Batch tool compatibility: Tools like ConoPrec often fail to process multiple sequences at once.

ConoServerParser Features:

• FASTA parsing and intelligent metadata extraction: Reliably interprets ConoServer’s pipe-delimited headers, automatically parsing fields like ConoID, species, gene superfamily, pharmacological family, cysteine framework, and evidence level into a clean tabular format.
• FASTA export customization: Offers configurable FASTA header generation with user-selected fields and custom delimiters, supporting fine-tuned downstream integration.
• Multi-format data export: Export sequence metadata tables as CSV, TSV, or XLSX; or generate downloadable ZIP archives grouped by metadata (e.g., superfamily or pharmacological family).
• Mature peptide FASTA generation: Automatically extract and format mature sequences from ConoPrec CSV output, eliminating ConoPrec’s multi-sequence limitations.
• Advanced filtering and interactive interface: Select, filter, and exclude entries across multiple fields using an intuitive sidebar with dropdowns and search tools.
• Dynamic visual summaries: Create interactive bar plots to compare sequence distributions across superfamilies, pharmacological families, or evidence types.
• Header preview and export configuration: Preview how final FASTA headers will look, control included metadata, and avoid oversized headers or unnecessary fields.
• Custom FASTA export: Filtered or grouped downloads with customizable headers.
• ZIP archive generation: Organize exports by superfamily or pharmacological category.
• Mature peptide FASTA generation: Upload CSV output from ConoPrec to obtain well-formatted mature sequences.
• Interactive filtering: Flexible filter UI for any column.
• Data visualization: Generate plotly bar charts of sequence distributions.
• Multi-format exports: Download tables in TSV, CSV, XLSX.

🧾 Summary

ConoServer offers an invaluable foundation for conopeptide research.

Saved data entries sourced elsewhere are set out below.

struct ScanArgs {
    const uint8_t* codes; const long long* qpre; const DphSeg* segs; const int* nseg; const DphWork* work;
    const float* lut_canon;
    unsigned* gthr; unsigned long long* cand; const long long* cand_off; int* cand_cnt;
    long long n; int nprobe; int keep;
};

#define NT DPH_SCAN_THREADS
#define NW DPH_SCAN_WARPS
#define SMEM_LUT_FAST (DPH_LUT_SCAN_FLOATS * 4)
#define SMEM_LUT_EXACT (DPH_LUT_CANON_FLOATS * 4 + NW * DPH_BLK_BYTES)

struct ScanShared {
    unsigned long long cbuf[DPH_CAND_CAP];
    DphSeg segtab[DPH_SEG_SMEM];
    SelectScratch sc;
    int cnt; unsigned thr; int base; int ndone; int ndone_snap; int pad[3];
};

__device__ __forceinline__ uint4 ldg_stream(const uint4* p) {
    uint4 r;
    asm volatile("ld.global.nc.L1::no_allocate.v4.u32 {%0,%1,%2,%3}, [%4];" : "=r"(r.x), "=r"(r.y), "=r"(r.z), "=r"(r.w) : "l"(p));
    return r;
}
__device__ __forceinline__ void l2_prefetch_block(const void* p) {
    asm volatile("cp.async.bulk.prefetch.L2.global [%0], %1;" :: "l"(p), "n"(DPH_BLK_BYTES) : "memory");
}

extern __shared__ __align__(1024) unsigned char dph_smem[];
#define DPH_DYN_SMEM_BASE 0x400

template <int IMM> __device__ __forceinline__ float lds_imm(unsigned addr) {
    float v;
    asm volatile("ld.shared.f32 %0, [%1+%2];" : "=f"(v) : "r"(addr), "n"(IMM));
    return v;
}
template <int T0> __device__ __forceinline__ void fast_word(unsigned wv, unsigned y, float2& a01, float2& a23) {
    constexpr int TB = DPH_DYN_SMEM_BASE + (T0 >> 5) * 65536 + (T0 & 31) * 4;
    const float v0 = lds_imm<TB + 0>(__byte_perm(wv, y, 0x7504));
    const float v1 = lds_imm<TB + 4>(__byte_perm(wv, y, 0x7514));
    const float v2 = lds_imm<TB + 8>(__byte_perm(wv, y, 0x7524));
    const float v3 = lds_imm<TB + 12>(__byte_perm(wv, y, 0x7534));
    a01 = dph_fadd2(a01, make_float2(v0, v1));
    a23 = dph_fadd2(a23, make_float2(v2, v3));
}
template <int C> __device__ __forceinline__ void fast_chunk(const uint4& v, unsigned y, float2& a01, float2& a23) {
    fast_word<C * 16 + 0>(v.x, y, a01, a23);
    fast_word<C * 16 + 4>(v.y, y, a01, a23);
    fast_word<C * 16 + 8>(v.z, y, a01, a23);
    fast_word<C * 16 + 12>(v.w, y, a01, a23);
}

struct SegCursor {
    int seg; unsigned wrel, wend; const uint4* base; int len; unsigned gstart; float dis0;
    __device__ __forceinline__ void init() { seg = -1; wrel = 0; wend = 0; base = nullptr; len = 0; gstart = 0; dis0 = 0.f; }
    __device__ __forceinline__ void seek(const DphSeg* __restrict__ tab, unsigned b, const uint8_t* codes) {
        if (b < wend) return;
        do { seg++; } while (b >= tab[seg].wend);
        const uint4 u0 = *reinterpret_cast<const uint4*>(tab + seg);
        const uint4 u1 = *(reinterpret_cast<const uint4*>(tab + seg) + 1);
        base = reinterpret_cast<const uint4*>(codes + (long long)(((unsigned long long)u0.y << 32) | u0.x) * DPH_BLK_BYTES);
        len = (int)u0.z; gstart = u0.w; dis0 = __uint_as_float(u1.x); wrel = u1.y; wend = u1.z;
    }
    __device__ __forceinline__ const uint4* ptr(unsigned b) const { return base + (size_t)(b - wrel) * (DPH_BLK_BYTES / 16); }
};

__device__ __forceinline__ void block_compact(ScanShared* sh, int keep, unsigned* gthr_q) {
    const int tid = threadIdx.x;
    const int n = sh->cnt;
    unsigned long long* cb = sh->cbuf;
    unsigned long long pivot = block_radix_select([&](int i) { return cb[i]; }, n, keep, &sh->sc);
    unsigned long long mine[DPH_CAND_CAP / NT];
#pragma unroll
    for (int e = 0; e < DPH_CAND_CAP / NT; e++) { int i = tid + e * NT; mine[e] = (i < n) ? cb[i] : 0ull; }
    __syncthreads();
    if (tid == 0) sh->cnt = 0;
    __syncthreads();
#pragma unroll
    for (int e = 0; e < DPH_CAND_CAP / NT; e++)
        if (mine[e] >= pivot && mine[e] != 0ull) { int p = atomicAdd(&sh->cnt, 1); cb[p] = mine[e]; }
    if (tid == 0) {
        unsigned t = (unsigned)(pivot >> 32);
        unsigned old = atomicMax(gthr_q, t);
        sh->thr = t > old ? t : old;
        sh->ndone_snap = sh->ndone;
    }
    __syncthreads();
}

template <int MODE>
__global__ void __launch_bounds__(NT, 1) scan_kernel(ScanArgs a) {
    unsigned char* const smem = dph_smem;
    constexpr int LUT_BYTES = (MODE == DPH_SCAN_FAST) ? SMEM_LUT_FAST : SMEM_LUT_EXACT;
    ScanShared* sh = reinterpret_cast<ScanShared*>(smem + LUT_BYTES);
    const int tid = threadIdx.x, lane = tid & 31, warp = tid >> 5;
    const long long T = a.work->total_blocks;
    const long long G = gridDim.x, c = blockIdx.x;
    const long long g0 = T * c / G, g1 = T * (c + 1) / G;
    if (g0 >= g1) return;
    long long lo = 0, hi = a.n;
    while (hi - lo > 1) { long long mid = (lo + hi) >> 1; if (a.qpre[mid] <= g0) lo = mid; else hi = mid; }
    long long q = lo, g = g0;
    const unsigned ywin = (((unsigned)__cvta_generic_to_shared(dph_smem)) & 0xFF000000u) | ((unsigned)lane * 4u);

    while (g < g1) {
        while (a.qpre[q + 1] <= g) q++;
        const long long qstart = a.qpre[q];
        const long long gend = (a.qpre[q + 1] < g1) ? a.qpre[q + 1] : g1;
        const unsigned b0 = (unsigned)(g - qstart), b1 = (unsigned)(gend - qstart);
        __syncthreads();
        {
            const int nsg0 = a.nseg[q];
            if (nsg0 <= DPH_SEG_SMEM) {
                const uint4* src = reinterpret_cast<const uint4*>(a.segs + q * a.nprobe);
                uint4* dst = reinterpret_cast<uint4*>(sh->segtab);
                for (int i = tid; i < nsg0 * 2; i += NT) dst[i] = __ldg(src + i);
            }
        }
        if (tid == 0) { sh->cnt = 0; sh->ndone = 0; sh->ndone_snap = 0; sh->thr = *((volatile unsigned*)(a.gthr + q)); }
        __syncthreads();

        const DphSeg* tab = (a.nseg[q] <= DPH_SEG_SMEM) ? sh->segtab : (a.segs + q * a.nprobe);
        SegCursor cc, pc;
        cc.init(); pc.init();
        unsigned b = b0 + warp;
        unsigned bp = b0 + warp;
        uint4 nxt[6];
        int n_len = 0; unsigned n_gstart = 0, n_j0 = 0; float n_dis0 = 0.f;
#pragma unroll 1
        for (int r = 0; r < DPH_L2_PREFETCH_ROUNDS && bp < b1; r++, bp += NW) {
            pc.seek(tab, bp, a.codes);
            if (lane == 0) l2_prefetch_block(pc.ptr(bp));
        }
        bool more = b < b1;
        if (more) {
            cc.seek(tab, b, a.codes);
            const uint4* p = cc.ptr(b) + lane;
#pragma unroll
            for (int c6 = 0; c6 < 6; c6++) nxt[c6] = ldg_stream(p + c6 * 32);
            n_len = cc.len; n_gstart = cc.gstart; n_dis0 = cc.dis0; n_j0 = (b - cc.wrel) * 32u;
        }
        {
            const float4* src = reinterpret_cast<const float4*>(a.lut_canon + (size_t)q * DPH_LUT_CANON_FLOATS);
            constexpr int PER_T = DPH_LUT_CANON_FLOATS / 4 / NT;
            constexpr int LB = 12;
            static_assert(PER_T % LB == 0, "LUT staging batches");
            if (MODE == DPH_SCAN_FAST) {
                float* dstf = reinterpret_cast<float*>(smem);
#pragma unroll 1
                for (int i0 = tid; i0 < DPH_LUT_CANON_FLOATS / 4; i0 += NT * LB) {
                    float4 v[LB];
#pragma unroll
                    for (int e = 0; e < LB; e++) v[e] = __ldg(src + i0 + e * NT);
#pragma unroll
                    for (int e = 0; e < LB; e++) {
                        const int i = i0 + e * NT;
                        const int row = i >> 3, w = (i & 7) * 4;
                        float* r = dstf + row * 64;
                        *reinterpret_cast<float4*>(r + w) = v[e];
                        if (w < 28) *reinterpret_cast<float4*>(r + 32 + w) = v[e];
                        else { r[60] = v[e].x; r[61] = v[e].y; r[62] = v[e].z; r[63] = 0.0f; }
                    }
                }
            } else {
                float4* dst = reinterpret_cast<float4*>(smem);
#pragma unroll 8
                for (int i = tid; i < DPH_LUT_CANON_FLOATS / 4; i += NT) dst[i] = __ldg(src + i);
            }
        }
        __syncthreads();
        bool counted = false;
        while (true) {
            while (more) {
                if (*((volatile int*)&sh->cnt) > DPH_CAND_CAP - NT) break;
                uint4 cur[6];
#pragma unroll
                for (int c6 = 0; c6 < 6; c6++) cur[c6] = nxt[c6];
                const int c_len = n_len; const unsigned c_gstart = n_gstart, c_j0 = n_j0; const float c_dis0 = n_dis0;
                if (bp < b1) {
                    pc.seek(tab, bp, a.codes);
                    if (lane == 0) l2_prefetch_block(pc.ptr(bp));
                    bp += NW;
                }
                b += NW;
                more = b < b1;
                if (more) {
                    cc.seek(tab, b, a.codes);
                    const uint4* p = cc.ptr(b) + lane;
#pragma unroll
                    for (int c6 = 0; c6 < 6; c6++) nxt[c6] = ldg_stream(p + c6 * 32);
                    n_len = cc.len; n_gstart = cc.gstart; n_dis0 = cc.dis0; n_j0 = (b - cc.wrel) * 32u;
                }
                float score;
                if (MODE == DPH_SCAN_FAST) {
                    float2 a01 = make_float2(c_dis0, 0.f), a23 = make_float2(0.f, 0.f);
                    fast_chunk<0>(cur[0], ywin, a01, a23);
                    fast_chunk<1>(cur[1], ywin, a01, a23);
                    fast_chunk<2>(cur[2], ywin, a01, a23);
                    fast_chunk<3>(cur[3], ywin, a01, a23);
                    fast_chunk<4>(cur[4], ywin, a01, a23);
                    fast_chunk<5>(cur[5], ywin, a01, a23);
                    score = (a01.x + a01.y) + (a23.x + a23.y);
                } else {
                    unsigned char* stage = smem + DPH_LUT_CANON_FLOATS * 4 + warp * DPH_BLK_BYTES;
                    const float* lutc = reinterpret_cast<const float*>(smem);
#pragma unroll
                    for (int c6 = 0; c6 < 6; c6++) *reinterpret_cast<uint4*>(stage + c6 * 512 + lane * 16) = cur[c6];
                    __syncwarp();
                    float dis = c_dis0;
#pragma unroll 8
                    for (int m = 0; m < DPH_M; m++) dis += lutc[DPH_LUTC_IDX(m, (int)stage[dph_blk_addr(lane, m)])];
                    score = dis;
                    __syncwarp();
                }
                const unsigned j = c_j0 + lane;
                const unsigned sk = dph_fkey(score);
                const bool pass = ((int)j < c_len) && (sk >= *((volatile unsigned*)&sh->thr));
                const unsigned pm = __ballot_sync(0xffffffffu, pass);
                if (pm) {
                    int basep = 0;
                    if (lane == 0) basep = atomicAdd(&sh->cnt, __popc(pm));
                    basep = __shfl_sync(0xffffffffu, basep, 0);
                    if (pass) {
                        int p = basep + __popc(pm & ((1u << lane) - 1u));
                        if (p < DPH_CAND_CAP) sh->cbuf[p] = ((unsigned long long)sk << 32) | (unsigned long long)(0xFFFFFFFFu - (c_gstart + j));
                    }
                }
            }
            if (!more && !counted) { counted = true; if (lane == 0) atomicAdd(&sh->ndone, 1); }
            __syncthreads();
            if (sh->cnt > a.keep) block_compact(sh, a.keep, a.gthr + q);
            else {
                if (tid == 0) {
                    unsigned gt = *((volatile unsigned*)(a.gthr + q));
                    if (gt > sh->thr) sh->thr = gt;
                    sh->ndone_snap = sh->ndone;
                }
                __syncthreads();
            }
            if (sh->ndone_snap == NW) break;
        }
        __syncthreads();
        const int cnt = sh->cnt;
        if (tid == 0) sh->base = atomicAdd(a.cand_cnt + q, cnt);
// ... 127 lines not shown
        const unsigned gs_a = a.gdense[qa * a.nprobe + ra], gs_b = a.gdense[qb * a.nprobe + rb];
        const uint4* lbase = reinterpret_cast<const uint4*>(a.codes + a.blk_off[l] * DPH_BLK_BYTES);

        unsigned b = bi0 + warp, bp = bi0 + warp;
        uint4 nxt[6];
#pragma unroll 1
        for (int r = 0; r < DPH_L2_PREFETCH_ROUNDS && bp < bend; r++, bp += NW)
            if (lane == 0) l2_prefetch_block(lbase + (size_t)bp * (DPH_BLK_BYTES / 16));
        bool more = b < bend;
        if (more) {
            const uint4* p = lbase + (size_t)b * (DPH_BLK_BYTES / 16) + lane;
#pragma unroll
            for (int c6 = 0; c6 < 6; c6++) nxt[c6] = ldg_stream(p + c6 * 32);
        }
        bool counted = false;
        while (true) {
            while (more) {
                if (*((volatile int*)&sh->cnt[0]) > PCAP - NT || *((volatile int*)&sh->cnt[1]) > PCAP - NT) break;
                uint4 cur[6];
#pragma unroll
                for (int c6 = 0; c6 < 6; c6++) cur[c6] = nxt[c6];
                const unsigned bcur = b;
                if (bp < bend) { if (lane == 0) l2_prefetch_block(lbase + (size_t)bp * (DPH_BLK_BYTES / 16)); bp += NW; }
                b += NW;
                more = b < bend;
                if (more) {
                    const uint4* p = lbase + (size_t)b * (DPH_BLK_BYTES / 16) + lane;
#pragma unroll
                    for (int c6 = 0; c6 < 6; c6++) nxt[c6] = ldg_stream(p + c6 * 32);
                }
                unsigned s0 = 0, s1 = 0, s2 = 0, s3 = 0;
                pair_chunk<0>(cur[0], ywin, s0, s1, s2, s3);
                pair_chunk<1>(cur[1], ywin, s0, s1, s2, s3);
                pair_chunk<2>(cur[2], ywin, s0, s1, s2, s3);
                pair_chunk<3>(cur[3], ywin, s0, s1, s2, s3);
                pair_chunk<4>(cur[4], ywin, s0, s1, s2, s3);
                pair_chunk<5>(cur[5], ywin, s0, s1, s2, s3);
                const unsigned tot = (s0 + s1) + (s2 + s3);
                const float sc_a = fmaf(pa.x, (float)(tot & 0xFFFFu), base_a);
                const float sc_b = fmaf(pb.x, (float)(tot >> 16), base_b);
                const unsigned j = bcur * 32u + lane;
                const bool valid = (int)j < len;
                const unsigned ka = dph_fkey(sc_a), kb = dph_fkey(sc_b);
                warp_append(valid && ka >= *((volatile unsigned*)&sh->thr[0]), ((unsigned long long)ka << 32) | (unsigned long long)(0xFFFFFFFFu - (gs_a + j)),
                            sh->cbuf[0], &sh->cnt[0], PCAP, lane);
                warp_append(valid && kb >= *((volatile unsigned*)&sh->thr[1]), ((unsigned long long)kb << 32) | (unsigned long long)(0xFFFFFFFFu - (gs_b + j)),
                            sh->cbuf[1], &sh->cnt[1], PCAP, lane);
            }
            if (!more && !counted) { counted = true; if (lane == 0) atomicAdd(&sh->ndone, 1); }
            __syncthreads();
            if (sh->cnt[0] > a.keep) compact_buffer<PCAP, NT>(sh->cbuf[0], &sh->cnt[0], &sh->thr[0], a.keep, a.gthr + qa, &sh->sc);
            if (sh->cnt[1] > a.keep) compact_buffer<PCAP, NT>(sh->cbuf[1], &sh->cnt[1], &sh->thr[1], a.keep, a.gthr + qb, &sh->sc);
            if (tid == 0) {
                unsigned ga = *((volatile unsigned*)(a.gthr + qa));
                if (ga > sh->thr[0]) sh->thr[0] = ga;
                if (has_b) { unsigned gb = *((volatile unsigned*)(a.gthr + qb)); if (gb > sh->thr[1]) sh->thr[1] = gb; }
                sh->ndone_snap = sh->ndone;
            }
            __syncthreads();
            if (sh->ndone_snap == NW) break;
        }
        for (int s2i = 0; s2i < (has_b ? 2 : 1); s2i++) {
            const long long q = s2i ? qb : qa;
            const int cnt = sh->cnt[s2i];
            if (tid == 0) sh->base[s2i] = atomicAdd(a.cand_cnt + q, cnt);
            __syncthreads();
            const long long off = a.cand_off[q], cap = a.cand_off[q + 1] - off;
            const int basep = sh->base[s2i];
            for (int i = tid; i < cnt; i += NT)
                if (basep + i < cap) a.cand[off + basep + i] = sh->cbuf[s2i][i];
        }
    }
}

ConoServerParser extends this utility, addressing real-world bottlenecks in data handling and exploration. Together, these tools enhance the efficiency and reproducibility of workflows in pharmacology, evolutionary biology, and peptide synthesis.

📚 References

Kaas Q, Yu R, Jin AH, Dutertre S, Craik DJ. (2012). ConoServer: updated content, knowledge, and discovery tools in the conopeptide database. Nucleic Acids Research, 40(Database issue): D325–D330.
Kaas Q, Westermann JC, Halai R, Wang CK, Craik DJ. (2008). ConoServer, a database for conopeptide sequences and structures. Bioinformatics, 24(3): 445–446.
ConoServer. Accessed May 20, 2025. https://www.conoserver.org/
Intrathecal Pain Management. (2023). In Pain Management: Anesthesia, Analgesia, and Opioid Alternatives.